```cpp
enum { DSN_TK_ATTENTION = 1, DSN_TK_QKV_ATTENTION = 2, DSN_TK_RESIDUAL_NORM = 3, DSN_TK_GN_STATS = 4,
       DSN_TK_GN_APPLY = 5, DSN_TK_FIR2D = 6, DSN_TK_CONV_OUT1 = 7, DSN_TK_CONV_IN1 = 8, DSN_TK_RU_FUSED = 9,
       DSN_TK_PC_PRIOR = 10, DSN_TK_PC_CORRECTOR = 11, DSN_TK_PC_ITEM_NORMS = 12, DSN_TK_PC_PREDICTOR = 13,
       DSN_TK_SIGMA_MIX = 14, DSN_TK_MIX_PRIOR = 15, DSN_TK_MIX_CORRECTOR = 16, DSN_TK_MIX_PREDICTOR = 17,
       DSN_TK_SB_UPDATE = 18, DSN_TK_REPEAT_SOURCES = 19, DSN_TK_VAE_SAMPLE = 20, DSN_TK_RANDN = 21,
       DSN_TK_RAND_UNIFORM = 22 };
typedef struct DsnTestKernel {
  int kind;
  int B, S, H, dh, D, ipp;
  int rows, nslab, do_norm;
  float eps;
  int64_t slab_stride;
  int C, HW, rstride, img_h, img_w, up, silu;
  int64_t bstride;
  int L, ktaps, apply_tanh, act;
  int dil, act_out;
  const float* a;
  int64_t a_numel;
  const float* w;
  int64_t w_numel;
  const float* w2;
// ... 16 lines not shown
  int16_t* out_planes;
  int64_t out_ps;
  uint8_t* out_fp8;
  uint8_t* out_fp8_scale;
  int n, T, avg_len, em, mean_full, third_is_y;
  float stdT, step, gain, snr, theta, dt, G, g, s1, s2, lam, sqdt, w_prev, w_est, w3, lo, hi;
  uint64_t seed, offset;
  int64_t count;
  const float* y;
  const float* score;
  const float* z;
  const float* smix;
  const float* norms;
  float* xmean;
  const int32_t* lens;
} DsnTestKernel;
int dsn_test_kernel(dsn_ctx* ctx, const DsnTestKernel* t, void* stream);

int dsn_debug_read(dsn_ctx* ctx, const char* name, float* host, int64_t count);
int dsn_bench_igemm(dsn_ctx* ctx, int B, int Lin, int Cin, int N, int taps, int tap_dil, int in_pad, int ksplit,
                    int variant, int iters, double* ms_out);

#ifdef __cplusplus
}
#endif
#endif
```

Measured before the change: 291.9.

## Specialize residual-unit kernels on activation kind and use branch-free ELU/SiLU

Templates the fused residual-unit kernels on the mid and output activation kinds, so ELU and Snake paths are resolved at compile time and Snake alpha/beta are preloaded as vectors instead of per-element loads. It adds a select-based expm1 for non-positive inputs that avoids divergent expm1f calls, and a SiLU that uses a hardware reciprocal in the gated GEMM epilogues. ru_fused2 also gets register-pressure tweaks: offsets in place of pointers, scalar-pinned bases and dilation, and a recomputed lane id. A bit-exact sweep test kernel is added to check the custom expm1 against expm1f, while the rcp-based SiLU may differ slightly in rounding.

--

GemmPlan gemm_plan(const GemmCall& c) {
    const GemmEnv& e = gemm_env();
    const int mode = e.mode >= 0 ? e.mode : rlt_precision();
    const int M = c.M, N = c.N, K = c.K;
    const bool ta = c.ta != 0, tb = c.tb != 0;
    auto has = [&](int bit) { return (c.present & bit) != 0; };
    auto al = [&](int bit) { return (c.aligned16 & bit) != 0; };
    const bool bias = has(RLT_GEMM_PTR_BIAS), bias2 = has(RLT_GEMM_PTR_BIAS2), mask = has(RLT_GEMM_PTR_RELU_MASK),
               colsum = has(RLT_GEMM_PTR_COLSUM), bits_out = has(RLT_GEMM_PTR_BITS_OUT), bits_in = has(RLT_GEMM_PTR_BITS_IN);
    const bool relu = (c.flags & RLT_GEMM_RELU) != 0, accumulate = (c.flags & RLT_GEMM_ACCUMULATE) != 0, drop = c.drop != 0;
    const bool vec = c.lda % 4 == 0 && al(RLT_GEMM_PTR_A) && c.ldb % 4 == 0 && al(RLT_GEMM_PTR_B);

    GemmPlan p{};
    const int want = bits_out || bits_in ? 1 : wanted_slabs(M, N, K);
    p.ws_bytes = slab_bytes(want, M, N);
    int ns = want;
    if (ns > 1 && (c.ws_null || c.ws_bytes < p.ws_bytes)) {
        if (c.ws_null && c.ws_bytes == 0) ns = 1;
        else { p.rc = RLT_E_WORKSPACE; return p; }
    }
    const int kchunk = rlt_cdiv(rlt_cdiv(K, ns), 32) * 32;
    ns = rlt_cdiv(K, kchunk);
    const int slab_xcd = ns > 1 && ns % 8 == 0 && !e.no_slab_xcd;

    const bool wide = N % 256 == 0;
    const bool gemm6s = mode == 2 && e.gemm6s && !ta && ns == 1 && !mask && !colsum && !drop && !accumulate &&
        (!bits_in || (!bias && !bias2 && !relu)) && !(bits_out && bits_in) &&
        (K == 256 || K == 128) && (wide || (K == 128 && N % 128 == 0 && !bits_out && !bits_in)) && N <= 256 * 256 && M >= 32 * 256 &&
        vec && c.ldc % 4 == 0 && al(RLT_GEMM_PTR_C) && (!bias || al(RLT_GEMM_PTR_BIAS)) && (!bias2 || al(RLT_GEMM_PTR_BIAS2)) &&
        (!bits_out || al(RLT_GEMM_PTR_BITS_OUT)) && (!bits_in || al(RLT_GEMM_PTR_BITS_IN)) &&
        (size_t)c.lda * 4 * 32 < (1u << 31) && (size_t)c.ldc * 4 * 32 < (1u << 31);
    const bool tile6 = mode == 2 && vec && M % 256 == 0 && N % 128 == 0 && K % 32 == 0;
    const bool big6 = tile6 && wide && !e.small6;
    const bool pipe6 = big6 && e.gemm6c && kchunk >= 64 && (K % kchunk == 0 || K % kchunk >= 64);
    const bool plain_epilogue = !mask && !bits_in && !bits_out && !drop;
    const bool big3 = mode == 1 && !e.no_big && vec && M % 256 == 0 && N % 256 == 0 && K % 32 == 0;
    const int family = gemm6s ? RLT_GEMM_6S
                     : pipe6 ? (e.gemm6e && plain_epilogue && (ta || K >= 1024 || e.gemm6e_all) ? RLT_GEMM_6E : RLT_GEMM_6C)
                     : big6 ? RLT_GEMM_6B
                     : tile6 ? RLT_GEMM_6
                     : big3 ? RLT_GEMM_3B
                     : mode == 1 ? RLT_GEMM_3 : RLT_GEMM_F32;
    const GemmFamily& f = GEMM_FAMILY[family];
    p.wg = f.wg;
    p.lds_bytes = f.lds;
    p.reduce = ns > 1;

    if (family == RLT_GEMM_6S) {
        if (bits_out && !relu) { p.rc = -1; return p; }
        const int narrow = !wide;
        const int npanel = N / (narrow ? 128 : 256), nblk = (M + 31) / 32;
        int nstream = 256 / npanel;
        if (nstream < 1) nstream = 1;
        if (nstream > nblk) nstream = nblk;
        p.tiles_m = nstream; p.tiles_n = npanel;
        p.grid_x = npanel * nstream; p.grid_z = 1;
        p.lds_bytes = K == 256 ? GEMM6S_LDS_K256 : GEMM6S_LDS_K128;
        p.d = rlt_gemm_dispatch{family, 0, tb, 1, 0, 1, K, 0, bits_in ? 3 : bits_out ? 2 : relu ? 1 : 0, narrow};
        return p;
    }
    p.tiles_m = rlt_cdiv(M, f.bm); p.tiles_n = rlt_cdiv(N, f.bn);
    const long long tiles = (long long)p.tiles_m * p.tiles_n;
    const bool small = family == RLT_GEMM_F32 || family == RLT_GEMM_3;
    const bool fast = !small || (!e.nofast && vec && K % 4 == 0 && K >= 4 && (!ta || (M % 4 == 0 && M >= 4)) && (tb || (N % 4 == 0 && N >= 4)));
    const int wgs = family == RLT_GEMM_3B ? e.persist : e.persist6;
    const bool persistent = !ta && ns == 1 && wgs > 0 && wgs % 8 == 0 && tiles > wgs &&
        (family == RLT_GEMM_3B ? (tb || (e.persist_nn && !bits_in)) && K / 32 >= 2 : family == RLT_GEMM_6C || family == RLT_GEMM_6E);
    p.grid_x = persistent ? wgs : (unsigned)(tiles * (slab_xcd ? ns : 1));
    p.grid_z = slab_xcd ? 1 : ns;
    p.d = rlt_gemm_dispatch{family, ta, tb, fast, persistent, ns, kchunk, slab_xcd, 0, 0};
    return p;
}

==

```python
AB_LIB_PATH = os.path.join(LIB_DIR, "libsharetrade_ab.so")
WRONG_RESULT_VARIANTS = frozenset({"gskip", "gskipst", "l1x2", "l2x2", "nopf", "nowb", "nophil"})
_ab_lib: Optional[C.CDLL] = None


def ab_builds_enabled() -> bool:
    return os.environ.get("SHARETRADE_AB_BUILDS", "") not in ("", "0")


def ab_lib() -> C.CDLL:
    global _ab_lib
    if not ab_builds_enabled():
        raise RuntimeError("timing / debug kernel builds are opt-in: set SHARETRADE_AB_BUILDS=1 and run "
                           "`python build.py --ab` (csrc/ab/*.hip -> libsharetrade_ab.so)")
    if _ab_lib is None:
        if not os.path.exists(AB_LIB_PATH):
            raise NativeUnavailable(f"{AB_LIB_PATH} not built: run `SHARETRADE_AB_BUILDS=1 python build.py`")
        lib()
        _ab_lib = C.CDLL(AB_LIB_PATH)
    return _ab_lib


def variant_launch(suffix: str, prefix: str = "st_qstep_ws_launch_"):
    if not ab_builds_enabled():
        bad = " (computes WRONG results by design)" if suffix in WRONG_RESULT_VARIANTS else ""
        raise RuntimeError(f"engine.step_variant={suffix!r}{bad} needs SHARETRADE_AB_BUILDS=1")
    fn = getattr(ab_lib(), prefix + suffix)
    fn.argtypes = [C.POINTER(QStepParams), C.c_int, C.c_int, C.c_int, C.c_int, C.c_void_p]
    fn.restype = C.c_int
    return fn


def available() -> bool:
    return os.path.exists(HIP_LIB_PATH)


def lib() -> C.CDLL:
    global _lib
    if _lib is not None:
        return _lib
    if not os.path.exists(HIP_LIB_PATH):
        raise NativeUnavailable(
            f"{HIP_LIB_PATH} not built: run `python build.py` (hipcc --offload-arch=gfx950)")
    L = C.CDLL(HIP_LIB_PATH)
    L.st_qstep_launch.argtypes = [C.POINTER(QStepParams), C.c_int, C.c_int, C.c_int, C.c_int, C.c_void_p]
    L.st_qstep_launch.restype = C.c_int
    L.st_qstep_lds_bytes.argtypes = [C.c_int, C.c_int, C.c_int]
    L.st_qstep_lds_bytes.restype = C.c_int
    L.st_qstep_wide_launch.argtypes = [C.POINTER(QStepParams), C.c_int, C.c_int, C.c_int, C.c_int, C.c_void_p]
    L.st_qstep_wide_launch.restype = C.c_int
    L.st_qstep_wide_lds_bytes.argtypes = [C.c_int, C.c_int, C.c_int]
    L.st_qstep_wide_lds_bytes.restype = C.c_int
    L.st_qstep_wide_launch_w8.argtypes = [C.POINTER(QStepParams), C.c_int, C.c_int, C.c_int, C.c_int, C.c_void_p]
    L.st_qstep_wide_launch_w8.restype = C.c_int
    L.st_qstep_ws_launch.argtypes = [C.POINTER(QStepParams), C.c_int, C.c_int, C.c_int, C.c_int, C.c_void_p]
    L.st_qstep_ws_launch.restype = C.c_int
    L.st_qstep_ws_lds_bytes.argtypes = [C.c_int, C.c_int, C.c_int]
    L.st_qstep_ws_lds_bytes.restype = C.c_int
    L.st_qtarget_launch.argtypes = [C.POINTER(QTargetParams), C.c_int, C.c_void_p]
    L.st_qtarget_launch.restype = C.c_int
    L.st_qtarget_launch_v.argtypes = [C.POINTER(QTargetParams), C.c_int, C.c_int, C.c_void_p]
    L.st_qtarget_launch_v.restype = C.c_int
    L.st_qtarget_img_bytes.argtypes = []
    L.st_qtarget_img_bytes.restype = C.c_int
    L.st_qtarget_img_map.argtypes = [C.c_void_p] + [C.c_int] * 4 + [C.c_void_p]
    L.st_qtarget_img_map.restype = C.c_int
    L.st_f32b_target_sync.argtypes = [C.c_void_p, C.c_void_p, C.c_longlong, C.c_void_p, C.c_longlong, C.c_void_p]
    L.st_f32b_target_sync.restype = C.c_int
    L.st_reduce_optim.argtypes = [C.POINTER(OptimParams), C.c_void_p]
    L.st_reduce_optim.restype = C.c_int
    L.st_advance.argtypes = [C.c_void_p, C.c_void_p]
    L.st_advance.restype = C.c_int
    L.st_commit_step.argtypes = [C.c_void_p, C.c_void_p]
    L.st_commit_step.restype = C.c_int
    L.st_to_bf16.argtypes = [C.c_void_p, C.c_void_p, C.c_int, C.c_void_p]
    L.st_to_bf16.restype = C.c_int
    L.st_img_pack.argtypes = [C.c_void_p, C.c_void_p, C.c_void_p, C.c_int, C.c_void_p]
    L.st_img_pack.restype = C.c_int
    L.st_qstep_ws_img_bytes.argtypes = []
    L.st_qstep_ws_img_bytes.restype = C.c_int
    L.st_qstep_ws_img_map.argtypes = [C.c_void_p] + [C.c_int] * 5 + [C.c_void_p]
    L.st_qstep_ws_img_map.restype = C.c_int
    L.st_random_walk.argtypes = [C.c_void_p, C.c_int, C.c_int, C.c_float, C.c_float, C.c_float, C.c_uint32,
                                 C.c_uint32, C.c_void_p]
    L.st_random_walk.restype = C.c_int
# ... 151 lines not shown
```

**About this task**:
Find the string "unit" in the listing and copy every line in which it occurs.

**Your solution**:
## Specialize residual-unit kernels on activation kind and use branch-free ELU/SiLU
Templates the fused residual-unit kernels on the mid and output activation kinds, so ELU and Snake paths are resolved at compile time and Snake alpha/beta are preloaded as vectors instead of per-element loads. It adds a select-based expm1 for non-positive inputs that avoids divergent expm1f calls, and a SiLU that uses a hardware reciprocal in the gated GEMM epilogues. ru_fused2 also gets register-pressure tweaks: offsets in place of pointers, scalar-pinned bases and dilation, and a recomputed lane id. A bit-exact sweep test kernel is added to check the custom expm1 against expm1f, while the rcp-based SiLU may differ slightly in rounding.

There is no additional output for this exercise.